Do you manage your talent? Employee retention and development

Mounting global competition and changing demographics mean that the battle to attract and retain star talent has never been fiercer. Yet a survey by Cranfield School of Management and recruitment-outsourcing specialist Capital Consulting reveals that, mainly because of lack of financial investment (51%) and insufficient senior-management support (40%), only 41% of British businesses are strategically managing their star talent.

While businesses are becoming increasingly aware of the growing importance of attracting the best available talent from the marketplace, they often fall short when it comes to following through on development, retention and allowing talented people to reach their potential.

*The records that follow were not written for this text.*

template <typename T>
__global__ void __launch_bounds__(256) inorm_fused_kernel(const T* __restrict__ x, const T* __restrict__ residual, T* __restrict__ y,
                                                          double* __restrict__ stats, unsigned* __restrict__ counters, int B, int HW, int C,
                                                          float eps, int relu, int G, int ipw) {
  extern __shared__ float acc[];
  const int iw = blockIdx.x / G, g = blockIdx.x - iw * G;
  const int c8n = C / 8;
  const int lanes = blockDim.x / c8n;
  const int co = threadIdx.x % c8n, pl = threadIdx.x / c8n;
  const int slice = (HW + G - 1) / G;
  const int p0 = g * slice, p1 = min(p0 + slice, HW);
  const bool pow2 = (c8n & (c8n - 1)) == 0 && c8n <= 32 && (blockDim.x % c8n) == 0;
  for (int b = iw; b < B; b += ipw) {
    for (int i = threadIdx.x; i < 2 * C; i += blockDim.x) acc[i] = 0.f;
    __syncthreads();
    const size_t base = (size_t)b * HW * C + 8 * co;
    float s[8], q[8];
#pragma unroll
    for (int k = 0; k < 8; ++k) s[k] = q[k] = 0.f;
    if (pl < lanes) {
#pragma unroll 4
      for (int p = p0 + pl; p < p1; p += lanes) {
        float v[8];
        load8<T>(x + base + (size_t)p * C, v);
#pragma unroll
        for (int k = 0; k < 8; ++k) {
          s[k] += v[k];
// ... 77 lines not shown

extern "C" PFB_API int pfb_preprocess_frames(const void* images, void* out, int B, int H, int W, int Hp, int Wp, int pad_top,
                                             int pad_left, int out_channels, pfb_dtype dtype, pfb_stream stream) {
  PFB_CHECK_ARG(images && out, "preprocess_frames: null pointer");
  PFB_CHECK_ARG(out_channels >= 3 && out_channels <= 16, "preprocess_frames: out_channels=%d (3..16)", out_channels);
  PFB_CHECK_ARG(dtype_ok(dtype) && B > 0 && H > 0 && W > 0 && Hp >= H && Wp >= W && pad_top >= 0 && pad_left >= 0 &&
                    pad_top + H <= Hp && pad_left + W <= Wp,
                "preprocess_frames: bad geometry %dx%d -> %dx%d (+%d,+%d)", H, W, Hp, Wp, pad_top, pad_left);
  cudaStream_t s = as_stream(stream);
  size_t total = (size_t)2 * B * Hp * Wp;
  unsigned blocks = (unsigned)std::min<size_t>(ceil_div_sz(total, 256), (size_t)sm_count() * 16);
  ProfScope prof(KC_MISC, s);
  if (dtype != PFB_F32 && out_channels == 4 && pad_left == 0 && Wp == W && W % 8 == 0 &&
      ((reinterpret_cast<uintptr_t>(images) | reinterpret_cast<uintptr_t>(out)) & 15) == 0 && ((size_t)H * W) % 8 == 0) {
    blocks = (unsigned)std::min<size_t>(ceil_div_sz(total / 8, 256), (size_t)sm_count() * 16);
    if (dtype == PFB_F16) preprocess_frames_vec8_kernel<__half><<<blocks, 256, 0, s>>>((const __half*)images, (__half*)out, B, H, W, Hp, pad_top);
    else preprocess_frames_vec8_kernel<__nv_bfloat16><<<blocks, 256, 0, s>>>((const __nv_bfloat16*)images, (__nv_bfloat16*)out, B, H, W, Hp, pad_top);
    PFB_LAUNCH_CHECK();
    return PFB_OK;
  }
  PFB_DISPATCH_DTYPE(dtype, T, {
    preprocess_frames_kernel<T><<<blocks, 256, 0, s>>>((const T*)images, (T*)out, B, H, W, Hp, Wp, pad_top, pad_left, out_channels);
  });
  PFB_LAUNCH_CHECK();
  return PFB_OK;
}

Smedley (People Management; 1 Nov 2007) describes a company that is bucking the trend. UK defence firm BAE Systems focuses on identifying, building and capitalizing upon the strengths of the employees it already has. The reasoning behind such ‘strengths-based management’ is simple. Why try to convert, for example, a talented designer into a follower of rigid systems and protocols, when it would be far more efficient to leave the systems to the specialist and allow the designer to get on with creating fantastic designs?

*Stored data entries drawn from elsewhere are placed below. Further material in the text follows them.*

__device__ inline int8_t state_of(const ApplyArgs& p, float L) {
  int32_t r = -1;
  r = L <= p.free_t ? 0 : r;
  r = L >= p.occ_t ? 100 : r;
  r = L == 0.0f ? -1 : r;
  return (int8_t)r;
}

__device__ inline float apply_one(const ApplyArgs& p, float L, uint32_t h, uint32_t m) {
  const float t = (float)h * p.l_occ;
  const float u = (float)m * p.l_free;
  L = L + t;
  L = L + u;
  return __builtin_amdgcn_fmed3f(L, p.l_min, p.l_max);
}

#ifndef DM_APPLY_BFI
#define DM_APPLY_BFI 1
#endif
__device__ inline uint32_t nz_mask(uint32_t x) {
  uint32_t r;
  asm("v_min_u32_e32 %0, 1, %1\n\tv_sub_u32_e32 %0, 0, %0" : "=&v"(r) : "v"(x));
  return r;
}
__device__ inline uint32_t bfi(uint32_t m, uint32_t a, uint32_t b) {
  uint32_t r;
  asm("v_bfi_b32 %0, %1, %2, %3" : "=v"(r) : "v"(m), "v"(a), "v"(b));
  return r;
}
__device__ inline uint32_t state_bits(const ApplyArgs& p, float L) {
  const int32_t sge = (int32_t)__float_as_uint(L - p.occ_t) >> 31;
  const int32_t sle = (int32_t)__float_as_uint(p.free_t - L) >> 31;
  const int32_t mz = (int32_t)((__float_as_uint(L) & 0x7FFFFFFFu) - 1u) >> 31;
  uint32_t s = bfi((uint32_t)sle, 0xFFFFFFFFu, 0u);
  s = bfi((uint32_t)sge, s, 100u);
  return s | (uint32_t)mz;
}

__device__ inline uint8_t state_nibbles(uint32_t w) {
  auto zb = [](uint32_t v) {
    uint32_t t = (v & 0x7F7F7F7Fu) + 0x7F7F7F7Fu;
    t = ~(t | v | 0x7F7F7F7Fu);
    return (((t >> 7) * 0x00204081u) >> 21) & 0xFu;
  };
  return (uint8_t)(zb(w) | (zb(~w) << 4));
}

template <class G>
__device__ inline uint8_t state_nibbles_at(const G& g, const int8_t* __restrict__ state, int32_t x0, int32_t y) {
  uint32_t fn = 0u, un = 0u;
  for (int e = 0; e < 4; ++e) {
    if (x0 + e >= g.r.W) break;
    const int8_t b = state[(int64_t)y * g.r.W + x0 + e];
    fn |= (b == 0 ? 1u : 0u) << e;
    un |= (b == -1 ? 1u : 0u) << e;
  }
  return (uint8_t)(fn | (un << 4));
}

__device__ inline uint32_t every4th(uint64_t x) {
  x &= 0x1111111111111111ull;
  x = (x | (x >> 3)) & 0x0303030303030303ull;
  x = (x | (x >> 6)) & 0x000F000F000F000Full;
  x = (x | (x >> 12)) & 0x000000FF000000FFull;
  return (uint32_t)((x | (x >> 24)) & 0xFFFFull);
}

struct EdgeAcc {
  uint64_t w[4] = {0ull, 0ull, 0ull, 0ull};
};
__device__ inline void edge_acc(EdgeAcc& e, uint32_t out, int q, int lane) {
  const int c = lane & 3;
  const uint64_t b0 = __ballot(c == 0 && ((out >> 4) & 1u));
  const uint64_t b3 = __ballot(c == 3 && ((out >> 31) & 1u));
  e.w[0] |= (uint64_t)every4th(b0) << (16 * q);
  e.w[1] |= (uint64_t)every4th(b3 >> 3) << (16 * q);
  if (q == 0 || q == 3) {
    const uint32_t u16 = ((out >> 4) & 0xFu) | ((out >> 8) & 0xF0u) | ((out >> 12) & 0xF00u) | ((out >> 16) & 0xF000u);
    const int base = q == 0 ? 0 : 60;
    uint64_t r = 0ull;
#pragma unroll
    for (int k = 0; k < 4; ++k) r |= (uint64_t)__shfl(u16, base + k) << (16 * k);
    e.w[q == 0 ? 2 : 3] = r;
  }
}

__device__ inline void edge_store(const EdgeAcc& e, uint64_t* __restrict__ fedge, int64_t tile, uint64_t rows,
                                  int lane) {
  if (lane >= 4) return;
  const uint64_t v = lane == 0 ? e.w[0] : lane == 1 ? e.w[1] : lane == 2 ? e.w[2] : e.w[3];
  const uint64_t m = lane < 2 ? rows : ((rows >> (lane == 2 ? 0 : 63)) & 1ull) ? ~0ull : 0ull;
  uint64_t* p = fedge + tile * 4 + lane;
  if (m == ~0ull) *p = v;
  else if (m) *p = (*p & ~m) | (v & m);
}

__device__ inline int32_t zero_bytes(uint32_t x) {
  uint32_t t = (x & 0x7F7F7F7Fu) + 0x7F7F7F7Fu;
  t = ~(t | x | 0x7F7F7F7Fu);
  return __popc(t);
}

template <int ROWS>
struct CellRows {
  float4 l[ROWS];
  char4 s[ROWS];
  bool vec;

  __device__ void prefetch(const Geom& g, int32_t tx0, int32_t ty0, int ly0, int dly, int cx,
                           const float* __restrict__ L, const int8_t* __restrict__ state, int vec_ok) {
    vec = vec_ok && tx0 + cx + 4 <= g.r.W;
#pragma unroll
    for (int rr = 0; rr < ROWS; ++rr) {
      const int32_t y = ty0 + ly0 + rr * dly;
      const int64_t base = (vec && y < g.r.R) ? (int64_t)y * g.r.W + tx0 + cx : 0;
      l[rr] = *reinterpret_cast<const float4*>(L + base);
      s[rr] = *reinterpret_cast<const char4*>(state + base);
    }
  }

  template <class Touched>
  __device__ void load_touched(const Geom& g, int32_t tx0, int32_t ty0, int ly0, int dly, int cx,
                               const float* __restrict__ L, const int8_t* __restrict__ state, int vec_ok,
                               Touched&& touched) {
    vec = vec_ok && tx0 + cx + 4 <= g.r.W;
#pragma unroll
    for (int rr = 0; rr < ROWS; ++rr) {
      const int32_t y = ty0 + ly0 + rr * dly;
      l[rr] = make_float4(0.0f, 0.0f, 0.0f, 0.0f);
      s[rr] = make_char4(0, 0, 0, 0);
      if (vec && y < g.r.R && touched(ly0 + rr * dly)) {
        const int64_t base = (int64_t)y * g.r.W + tx0 + cx;
        l[rr] = *reinterpret_cast<const float4*>(L + base);
        s[rr] = *reinterpret_cast<const char4*>(state + base);
      }
    }
  }

  template <class Counts>
  __device__ void apply(const Geom& g, const ApplyArgs& p, int32_t tx0, int32_t ty0, int ly0, int dly,
                        int cx, float* __restrict__ L, int8_t* __restrict__ state, Counts&& counts,
                        int32_t* sh_T, int32_t* sh_free, uint32_t* sh_U) {
    int32_t dT = 0, dFree = 0;
    uint32_t dU = 0;
#pragma unroll
    for (int rr = 0; rr < ROWS; ++rr) {
      const int ly = ly0 + rr * dly;
      const int32_t y = ty0 + ly;
      if (y >= g.r.R) continue;
      uint32_t h4[4], m4[4];
      counts(ly, h4, m4);
      if (((h4[0] | m4[0]) | (h4[1] | m4[1]) | (h4[2] | m4[2]) | (h4[3] | m4[3])) == 0u) continue;
      const int64_t base = (int64_t)y * g.r.W + tx0 + cx;
      if (sh_U) {
#pragma unroll
        for (int e = 0; e < 4; ++e) dU += tx0 + cx + e < g.r.W ? h4[e] + m4[e] : 0u;
      }
      if (vec && DM_APPLY_BFI) {
        const float lv[4] = {l[rr].x, l[rr].y, l[rr].z, l[rr].w};
        const uint32_t sw = *reinterpret_cast<const uint32_t*>(&s[rr]);
        uint32_t nlb[4], nsw = 0u, msk = 0u;
#pragma unroll
        for (int e = 0; e < 4; ++e) {
          const uint32_t mh = nz_mask(h4[e] | m4[e]);
          const float nl = apply_one(p, lv[e], h4[e], m4[e]);
          nlb[e] = bfi(mh, __float_as_uint(nl), __float_as_uint(lv[e]));
          nsw |= (state_bits(p, nl) & 0xFFu) << (8 * e);
          msk |= (mh & 0xFFu) << (8 * e);
          dT += (int32_t)(mh & 1u);
        }
        const uint32_t ns = bfi(msk, nsw, sw);
        dFree += zero_bytes(ns) - zero_bytes(sw);
        *reinterpret_cast<float4*>(L + base) =
            make_float4(__uint_as_float(nlb[0]), __uint_as_float(nlb[1]), __uint_as_float(nlb[2]),
                        __uint_as_float(nlb[3]));
        *reinterpret_cast<uint32_t*>(state + base) = ns;
      } else if (vec) {
        float lv[4] = {l[rr].x, l[rr].y, l[rr].z, l[rr].w};
        int8_t sv[4] = {(int8_t)s[rr].x, (int8_t)s[rr].y, (int8_t)s[rr].z, (int8_t)s[rr].w};
#pragma unroll
        for (int e = 0; e < 4; ++e) {
          const bool hit = (h4[e] | m4[e]) != 0u;
          const float nl = apply_one(p, lv[e], h4[e], m4[e]);
          const int8_t ns = state_of(p, nl);
          lv[e] = hit ? nl : lv[e];
          sv[e] = hit ? ns : sv[e];
          dT += hit ? 1 : 0;
        }
        const char4 ns4 = make_char4(sv[0], sv[1], sv[2], sv[3]);
        dFree += zero_bytes(*reinterpret_cast<const uint32_t*>(&ns4)) -
                 zero_bytes(*reinterpret_cast<const uint32_t*>(&s[rr]));
        *reinterpret_cast<float4*>(L + base) = make_float4(lv[0], lv[1], lv[2], lv[3]);
        *reinterpret_cast<char4*>(state + base) = ns4;
      } else {
        for (int e = 0; e < 4; ++e) {
          if ((h4[e] | m4[e]) == 0u || tx0 + cx + e >= g.r.W) continue;
          const int64_t i = base + e;
          const int8_t old = state[i];
          const float nl = apply_one(p, L[i], h4[e], m4[e]);
          const int8_t ns = state_of(p, nl);
          L[i] = nl;
          state[i] = ns;
          dT += 1;
          dFree += (ns == 0) - (old == 0);
        }
      }
    }
    if (dT) atomicAdd(sh_T, dT);
    if (dFree) atomicAdd(sh_free, dFree);
    if (dU) atomicAdd(sh_U, dU);
  }
};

Of course, HR specialists must take the time to work closely with each employee, teasing out the tasks that he or she enjoys most and performs best. But creating an effective strengths-based management system has the potential to make HR specialists the organizational heroes because of the ever-growing impact it will have on business performance and profitability.

Take employee retention, for example. An employee who is able to practise his or her particular skills, and who feels valued for them, will be less likely to leave the company than one who feels thwarted at every turn. Borton (Management Services; Autumn 2007) illustrates clearly how increasing job duration in an environment of high employee turnover can increase both productivity and quality. But the author also makes the point that high job retention demands extra effort from HR specialists, who must continuously update reports about each individual member of the workforce to ensure that he or she is being adequately recognized and rewarded and to ensure that his or her long-term goals with the organization are recognized and acted upon.

Or take the knotty problem of ‘presenteeism’. A US survey by D’Abate and Eddy (Human Resource Development Quarterly; Autumn 2007), reveals that office workers spend an average 6.48 hours a week on such non-work activities as making home-related telephone calls, playing computer games, talking with colleagues about leisure-related activities and shopping from work using the internet or telephone. Employees who are truly engrossed in work that fascinates them are much less likely to spend work time in such ‘private’ activities – with a consequent boost to organizational productivity.

Jeremy Tipper, Capital Consulting group managing director, concludes: ‘The changing nature of UK and global economies and the demographics that lead to a shrinking talent pool entering the workforce will really begin to bite over the next three to five years. Acquiring and keeping people is already very important, and will only become more so. How good you are at managing talent will become a crucial factor in whether you are a winner or a loser in terms of competitive advantage.’